A wild lack of prayer
Pope Francis got the attention of the lapsed Catholics and non-Catholics who greatly outnumber those of us who persist. He answers questions with questions, it seems— just like that kind of teacher which idle pupils find frustrating and barrack but whom genuine students appreciate.
Wedge issues in politics — those which drive a wedge between one person and another, as between a door and a doorway, and allow someone else to prise them apart — are matters like migration. Those strike people within a single class in different, conflicting ways. Wedge issues in the Church tend to concern sexuality. Pope Francis has tried to ignore them.
Then there are brand issues, those problems which voters find relevant and which a certain political party seems to own. In the Church, appallingly, the liturgy became a brand issue. It became a badge of belonging, whether you went to Mass in Latin or in English. Latin Mass-goers were branded as taking one party line, and Mass-goers in the vernacular, another line.
If there were now two badges, there was already a wedge. Belonging to one party or the other is not belonging to one another, and to Christ, as the Church. What the partisans seem not to grasp is that by their ‘party spirit’, they reduce their own Church membership. In politics, to careerists, this is unimportant, because they form other parties, or ‘rat’ and ‘re-rat’. But in religion it does. The wedge which all these divisions drive home is their mockery of communion.
There is no other Church. There is the one Church from which all things have followed, the only Church whose historical date of origin is unknown, and there have been the various schisms and departures, each of them dateable, of Christian communities no longer now in full communion. They are not alternatives, but parts of a fracture. That is it. There is nowhere else to go.
Forming a new Church is not an option — it would never be the Church that Christ founded, whatever you think of Catholicism— and schism is stomach-churning for Christians exactly because it creates divisions within a belonging that still exists. There is usually schism after councils, and American interests now are reviving still more powerfully the schism that took place with Lefebvre and which as a result, will not after all have gone after away. Candidates to be the Americans’ Lefebvre line up in tweeted messages. The activists deploy the name and image of the aged Benedict as freely as they used John Paul’s name, when John Paul II was terminally ill.

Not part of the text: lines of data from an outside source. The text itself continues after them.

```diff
+  __shared__ __attribute__((aligned(16))) short k_lds[KSTEP][LDK];
+  __shared__ __attribute__((aligned(16))) short v_lds[(KSTEP / 8) * VGRP];
+  auto v_off = [](int key, int col) -> int {
+    return (key >> 3) * VGRP + (key & 7) * LDV + col;
+  };
+
+  float k_scale = 1.f, v_scale = 1.f;
+  if constexpr (FP8) {
+    if (kv_scale) {
+      k_scale = kv_scale[kvh];
+      v_scale = kv_scale[Hkv + kvh];
+    }
+  }
+
+  short q_frag[KCHUNKS][8];
+  {
+    const int r = lane & 15;
+    const int row_global = wave * 16 + r;
+    const int pos_local = tile * POS_PER_WG + row_global / G;
+    const int head = row_global % G;
+    const bool valid_row = pos_local < q_len;
+    const int tok = q_start + (valid_row ? pos_local : 0);
+    const short* qp = q + (long)tok * q_tstride + (long)(kvh * G + head) * D;
+#pragma unroll
+    for (int kc = 0; kc < KCHUNKS; ++kc) {
+      const int kbase = kc * 32 + (lane >> 4) * 8;
+      bf16x8 v8 = *(const bf16x8*)(qp + kbase);
+#pragma unroll
+      for (int i = 0; i < 8; ++i)
+        q_frag[kc][i] = valid_row ? v8[i] : (short)0;
+    }
+  }
+  const int my_q = lane & 15;
+  const int my_row_global = wave * 16 + my_q;
+  const long my_pos_local = tile * POS_PER_WG + my_row_global / G;
+  const bool my_valid = my_pos_local < q_len;
+  const long my_abs_pos = my_valid ? q_pos[q_start + my_pos_local] : -1;
+
+  f32x4 o_acc[CTILES];
+#pragma unroll
+  for (int ct = 0; ct < CTILES; ++ct) o_acc[ct] = {0.f, 0.f, 0.f, 0.f};
+  float run_m = -1e30f, run_l = 0.f;
+
+  const int last_local_pos = min(q_len, tile * POS_PER_WG + POS_PER_WG) - 1;
+  const long last_abs_pos = q_pos[q_start + last_local_pos];
+  const int kv_hi = min((long)kv_len, last_abs_pos + 1);
+
+  const int ld_key = threadIdx.x * 8 / D;
+  const int ld_d0 = threadIdx.x * 8 % D;
+  const short* v_rd =
+      &v_lds[v_off(8 * (lane >> 4) + ((lane >> 2) & 3), 4 * (lane & 3))];
+
+  using stage_t = typename std::conditional<FP8, u32x2, bf16x8>::type;
+  stage_t kreg[NIT], vreg[NIT];
+  int blk_next[NIT];
+  auto fetch_bt = [&](int base) {
+#pragma unroll
+    for (int it = 0; it < NIT; ++it) {
+      const int kg = min(base + ld_key + it * KEYS_PER_IT, kv_len - 1);
+      blk_next[it] = bt[kg / BS];
+    }
+  };
+  auto issue_tile = [&](int base) {
+#pragma unroll
+    for (int it = 0; it < NIT; ++it) {
+      const int kg = min(base + ld_key + it * KEYS_PER_IT, kv_len - 1);
+      const long off =
+          (((long)blk_next[it] * Hkv + kvh) * BS + kg % BS) * (long)D + ld_d0;
+      kreg[it] = *(const stage_t*)(kcache + off);
+      vreg[it] = *(const stage_t*)(vcache + off);
+    }
+  };
+  auto commit_tile = [&](int base) {
+#pragma unroll
+    for (int it = 0; it < NIT; ++it) {
+      const int key = ld_key + it * KEYS_PER_IT;
+      const bool live = base + key < kv_len;
+      bf16x8 k8, v8;
+      if constexpr (FP8) {
+        k8 = kv_deq8(kreg[it], k_scale);
+        v8 = kv_deq8(vreg[it], v_scale);
+      } else {
+        k8 = kreg[it];
+        v8 = vreg[it];
+      }
+      const bf16x8 z = {0, 0, 0, 0, 0, 0, 0, 0};
+      *(bf16x8*)(&k_lds[key][ld_d0]) = live ? k8 : z;
+      *(bf16x8*)(&v_lds[v_off(key, ld_d0)]) = live ? v8 : z;
+    }
+  };
+
+  if constexpr (PF) {
+    if (kv_hi > 0) {
+      fetch_bt(0);
+      issue_tile(0);
+      if (KSTEP < kv_hi) fetch_bt(KSTEP);
+      commit_tile(0);
+      __syncthreads();
+    }
+  }
+
+  for (int kv_base = 0; kv_base < kv_hi; kv_base += KSTEP) {
+    if constexpr (PF) {
+      if (kv_base + KSTEP < kv_hi) {
+        issue_tile(kv_base + KSTEP);
+        if (kv_base + 2 * KSTEP < kv_hi) fetch_bt(kv_base + 2 * KSTEP);
+      }
+    } else {
+      const int elems = KSTEP * D;
+      for (int base = threadIdx.x * 8; base < elems; base += 256 * 8) {
+        const int key = base / D;
+        const int d0 = base % D;
+        const int kglob = kv_base + key;
+        if (kglob < kv_len) {
+          const long blk = bt[kglob / BS];
+          const long off =
+              ((blk * Hkv + kvh) * BS + kglob % BS) * (long)D + d0;
+          if constexpr (sizeof(KV) == 1) {
+            *(bf16x8*)(&k_lds[key][d0]) =
+                kv_deq8(*(const u32x2*)(kcache + off), k_scale);
+            *(bf16x8*)(&v_lds[v_off(key, d0)]) =
+                kv_deq8(*(const u32x2*)(vcache + off), v_scale);
+          } else {
+            *(bf16x8*)(&k_lds[key][d0]) = *(const bf16x8*)(kcache + off);
+            *(bf16x8*)(&v_lds[v_off(key, d0)]) =
+                *(const bf16x8*)(vcache + off);
+          }
+        } else {
+          const bf16x8 z = {0, 0, 0, 0, 0, 0, 0, 0};
+          *(bf16x8*)(&k_lds[key][d0]) = z;
+          *(bf16x8*)(&v_lds[v_off(key, d0)]) = z;
+        }
+      }
+      __syncthreads();
+    }
+
+    constexpr int STILES = KSTEP / 16;
+    f32x4 sc[STILES];
+#pragma unroll
+    for (int st = 0; st < STILES; ++st) {
+      f32x4 acc = {0.f, 0.f, 0.f, 0.f};
+#pragma unroll
+      for (int kc = 0; kc < KCHUNKS; ++kc) {
+        const int key = st * 16 + (lane & 15);
+        const int d0 = kc * 32 + (lane >> 4) * 8;
+        bf16x8 k8 = *(bf16x8*)(&k_lds[key][d0]);
+        acc = __builtin_amdgcn_mfma_f32_16x16x32_bf16(
+            k8, *(bf16x8*)q_frag[kc], acc, 0, 0, 0);
+      }
+      sc[st] = acc;
+    }
+
+    float p[STILES][4];
+    float tmax = -1e30f;
+#pragma unroll
+    for (int st = 0; st < STILES; ++st)
+#pragma unroll
+      for (int i = 0; i < 4; ++i) {
+        const long key_abs = kv_base + st * 16 + (lane >> 4) * 4 + i;
+        const bool ok =
+            my_valid && key_abs <= my_abs_pos && key_abs < (long)kv_len;
+        p[st][i] = ok ? sc[st][i] * scale : -1e30f;
+        tmax = fmaxf(tmax, p[st][i]);
+      }
+    tmax = fmaxf(tmax, __shfl_xor(tmax, 16, 64));
+    tmax = fmaxf(tmax, __shfl_xor(tmax, 32, 64));
+    const float m_new = fmaxf(run_m, tmax);
+    float alpha;
+    float rowsum = 0.f;
+    if (m_new > -1e30f) {
+      alpha = (run_m > -1e30f) ? __expf(run_m - m_new) : 0.f;
+#pragma unroll
+      for (int st = 0; st < STILES; ++st)
+#pragma unroll
+        for (int i = 0; i < 4; ++i) {
+          p[st][i] = (p[st][i] > -1e30f) ? __expf(p[st][i] - m_new) : 0.f;
+          rowsum += p[st][i];
+        }
+    } else {
+      alpha = 1.f;
+#pragma unroll
+      for (int st = 0; st < STILES; ++st)
+#pragma unroll
+        for (int i = 0; i < 4; ++i) p[st][i] = 0.f;
+    }
+    rowsum += __shfl_xor(rowsum, 16, 64);
+    rowsum += __shfl_xor(rowsum, 32, 64);
+    run_l = run_l * alpha + rowsum;
+    run_m = m_new;
+
+    unsigned int ppack[STILES][2];
+#pragma unroll
+    for (int st = 0; st < STILES; ++st) {
+#pragma unroll
+      for (int hpair = 0; hpair < 2; ++hpair) {
+        const unsigned int lo =
+            (unsigned short)f2bf(p[st][hpair * 2]);
+        const unsigned int hi =
+            (unsigned short)f2bf(p[st][hpair * 2 + 1]);
+        ppack[st][hpair] = lo | (hi << 16);
+      }
+    }
+    constexpr int HCH = KSTEP / 32;
+    bf16x8 pa[HCH];
+#pragma unroll
+    for (int h = 0; h < HCH; ++h) {
+      const int kb = 8 * (lane >> 4);
+      const int st_a = h * 2 + kb / 16;
+      const int ga = (kb % 16) / 4;
+      const int st_b = h * 2 + (kb + 4) / 16;
+      const int gb = ((kb + 4) % 16) / 4;
+      unsigned int paw[4];
+#pragma unroll
+      for (int pr = 0; pr < 2; ++pr) {
+        unsigned int va = 0, vb2 = 0;
+#pragma unroll
+        for (int st = 0; st < STILES; ++st) {
+          const unsigned int ta =
+              (unsigned int)__shfl((int)ppack[st][pr], (ga << 4) | my_q, 64);
+          const unsigned int tb =
+              (unsigned int)__shfl((int)ppack[st][pr], (gb << 4) | my_q, 64);
+          if (st == st_a) va = ta;
+          if (st == st_b) vb2 = tb;
+        }
+        paw[pr] = va;
+        paw[2 + pr] = vb2;
+      }
+#pragma unroll
+      for (int j = 0; j < 4; ++j) {
+        pa[h][2 * j] = (short)(paw[j] & 0xffff);
+        pa[h][2 * j + 1] = (short)(paw[j] >> 16);
+      }
+    }
+#pragma unroll
+    for (int ct = 0; ct < CTILES; ++ct) {
+#pragma unroll
+      for (int i = 0; i < 4; ++i) {
+        const float al = __shfl(alpha, (lane >> 4) * 4 + i, 64);
+        o_acc[ct][i] *= al;
+      }
+    }
+#pragma unroll
+    for (int ct = 0; ct < CTILES; ++ct) {
+#pragma unroll
+      for (int h = 0; h < HCH; ++h) {
+        const short* vp = v_rd + h * 4 * VGRP + ct * 16;
+        const i16x4 lo =
+            __builtin_amdgcn_ds_read_tr16_b64_v4i16((lds_i16x4*)vp);
+        const i16x4 hi = __builtin_amdgcn_ds_read_tr16_b64_v4i16(
+            (lds_i16x4*)(vp + 4 * LDV));
+        const bf16x8 vb = __builtin_shufflevector(lo, hi, 0, 1, 2, 3, 4, 5, 6, 7);
+        o_acc[ct] = __builtin_amdgcn_mfma_f32_16x16x32_bf16(
+            pa[h], vb, o_acc[ct], 0, 0, 0);
+      }
+    }
+    __syncthreads();
+    if constexpr (PF) {
+      if (kv_base + KSTEP < kv_hi) {
+        commit_tile(kv_base + KSTEP);
+        __syncthreads();
+      }
+    }
   }
 
   {
@@ -1117,12 +1445,13 @@
       const char* e = getenv("DTS_PREFILL_V");
       return e ? atoi(e) : -1;
     }();
-    swz = (env_v >= 0) ? env_v : 5;
+    swz = (env_v >= 0) ? env_v : 6;
   }
   const bool fp8 = kv_cache_is_fp8(kcache, vcache);
-  TORCH_CHECK(!fp8 || swz == 0 || swz == 4 || swz == 5,
+  const bool v6 = swz == 6 || swz == 7;
+  TORCH_CHECK(!fp8 || swz == 0 || swz == 4 || swz == 5 || v6,
               "prefill variant ", swz, " (DTS_PREFILL_V) does not support an "
-              "FP8 KV cache; use 0, 4 or 5");
+              "FP8 KV cache; use 0, 4, 5, 6 or 7");
   const float* kv_scale_p = kv_scale_ptr(kv_scale, kcache, fp8);
   const int Hq = q.size(1), D = q.size(2);
   const int Hkv = kcache.size(1);
@@ -1141,9 +1470,23 @@
   dim3 grid(max_tiles, P, Hkv);
   dim3 block(256);
   auto stream = c10::hip::getCurrentHIPStream();
+  const bool v6_pf = swz == 6;
+#define PREFILL_LAUNCH_BF16(kern)                                             \
+  hipLaunchKernelGGL(kern, grid, block, 0, stream, (short*)out.data_ptr(),    \
+                     (const short*)q.data_ptr(), (const int*)cu_q.data_ptr(), \
+                     (const long*)q_pos.data_ptr(),                           \
+                     (const short*)kcache.data_ptr(),                         \
+                     (const short*)vcache.data_ptr(),                         \
+                     (const int*)block_tables.data_ptr(),                     \
+                     (const int*)kv_lens.data_ptr(), max_blocks, Hkv,         \
+                     (float)scale, q_tstride, nullptr)
 #define PREFILL_CASE(g, d)                                                    \
   do {                                                                        \
-    if (swz == 2)                                                             \
+    if (v6 && v6_pf)                                                          \
+      PREFILL_LAUNCH_BF16((attn_prefill_kernel_v6<g, d, 64, short, true>));   \
+    else if (v6)                                                              \
+      PREFILL_LAUNCH_BF16((attn_prefill_kernel_v6<g, d, 64, short, false>));  \
+    else if (swz == 2)                                                        \
       hipLaunchKernelGGL((attn_prefill_kernel_v2<g, d, 64>), grid, block, 0,  \
                          stream, (short*)out.data_ptr(),                      \
                          (const short*)q.data_ptr(),                          \
@@ -1221,7 +1564,13 @@
                      (float)scale, q_tstride, kv_scale_p)
 #define PREFILL_CASE_FP8(g, d)                                                \
   do {                                                                        \
-    if (swz == 4)                                                             \
+    if (v6 && v6_pf)                                                          \
+      PREFILL_LAUNCH_FP8(                                                     \
+          (attn_prefill_kernel_v6<g, d, 64, unsigned char, true>));           \
+    else if (v6)                                                              \
+      PREFILL_LAUNCH_FP8(                                                     \
+          (attn_prefill_kernel_v6<g, d, 64, unsigned char, false>));          \
+    else if (swz == 4)                                                        \
       PREFILL_LAUNCH_FP8((attn_prefill_kernel_v5<g, d, 32, unsigned char>));  \
     else if (swz == 5)                                                        \
       PREFILL_LAUNCH_FP8((attn_prefill_kernel_v5<g, d, 64, unsigned char>));  \
@@ -1244,5 +1593,6 @@
 #undef PREFILL_CASE
 #undef PREFILL_CASE_FP8
 #undef PREFILL_LAUNCH_FP8
+#undef PREFILL_LAUNCH_BF16
   HIP_CHECK_LAST();
 }
```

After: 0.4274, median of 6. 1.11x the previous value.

The difference is this (between the French case and the American). American neoconservatives backed John Paul II and Benedict, and inventions like ‘Whig Thomism’ followed — despite the pronouncedly social democratic tenor of the two popes’ actual teaching from Laborem Exercens to Caritas in Veritate. Lefebvrism built on ready-made allegiances but, allegiances which were dying in French society. Yet American money has not been dying. The network of neocon and far-right contacts which has been growing for twenty years is not dying out like the monarchists and Orleanists of France.
Americans found it possible to co-opt the popes for conservatism in a way that with Francis, just will not work. Instead, some activists hoped for influence in the Order of Malta, which has the unique and ambiguous status of a wealthy sovereign power that is at the same time answerable to the Pope. Capturing this sovereign might have led to turning it against the sovereignty of the Pope.
Happily, a Grand Master in 2017 declined to force the issue. Deprived of a base there, deprived of a base in the Latin Mass which Benedict had generously and pastorally extended but which the political Catholics made into a badge of division once again, those who have a schismatic mind are looking round wildly for new wedges and for fresh ways to be disrespectful of the Pope.
These are the very people who used to be more papal than the pope, and ‘ultramontane’! Making a lot of fractious noise is itself a strategy to frustrate that new hearing which Pope Francis gained for the Church. If Francis does not step down to that level, and define ‘positions’ clearly as though he were the leader of only another Church ‘party’ — if he does not do what his detractors criticise him for ‘failing’ to do — he is surely wise, not to step into the baited trap.
The sleight of hand after 1978 was managed by means of those wedge sexuality issues. Sexuality was mostly what we heard in those decades — not social justice, not even the Gospel (except insofar as it overlapped with sex). But this will not work with Francis, either. ‘Who am I to judge?’, he replied, when invited to drive a wedge issue further — frankly not at all dissimilarly to our Lord when he drew in the sand with a stick and would not cast a stone.
So instead, when Pope Francis points out that besides adultery, there are grave sins to do with money not sex, there have been outlets happy to say that he has claimed adultery is no sin. People are prepared simply to say these things: things not just decontextualised but false. There are people of schismatic mind who have been happy to cast up accusations of heresy. And yet Gaudium evangelii, and the Apparecida document that lies behind it, are quite, quite traditional. Simply, however: they speak of love, not neoconservatism, and against bureaucracy, not people. They are the real deal, and not the rewritten USA neocon package.
The synodal process in my own area has immediately triggered activist-style emails which provide me with a writing frame to express ‘my’ views through, instead of encouraging prayer for discernment so that I can become quite sure what my view should be. These are just the sort of cut-and-paste, fill-name-in-here templates that political campaigns use. There is in all this a wild lack of prayer, the great danger of which must be, not one ‘platform’ or another but: playing politics with, that is, desecrating, what is holy — the Church.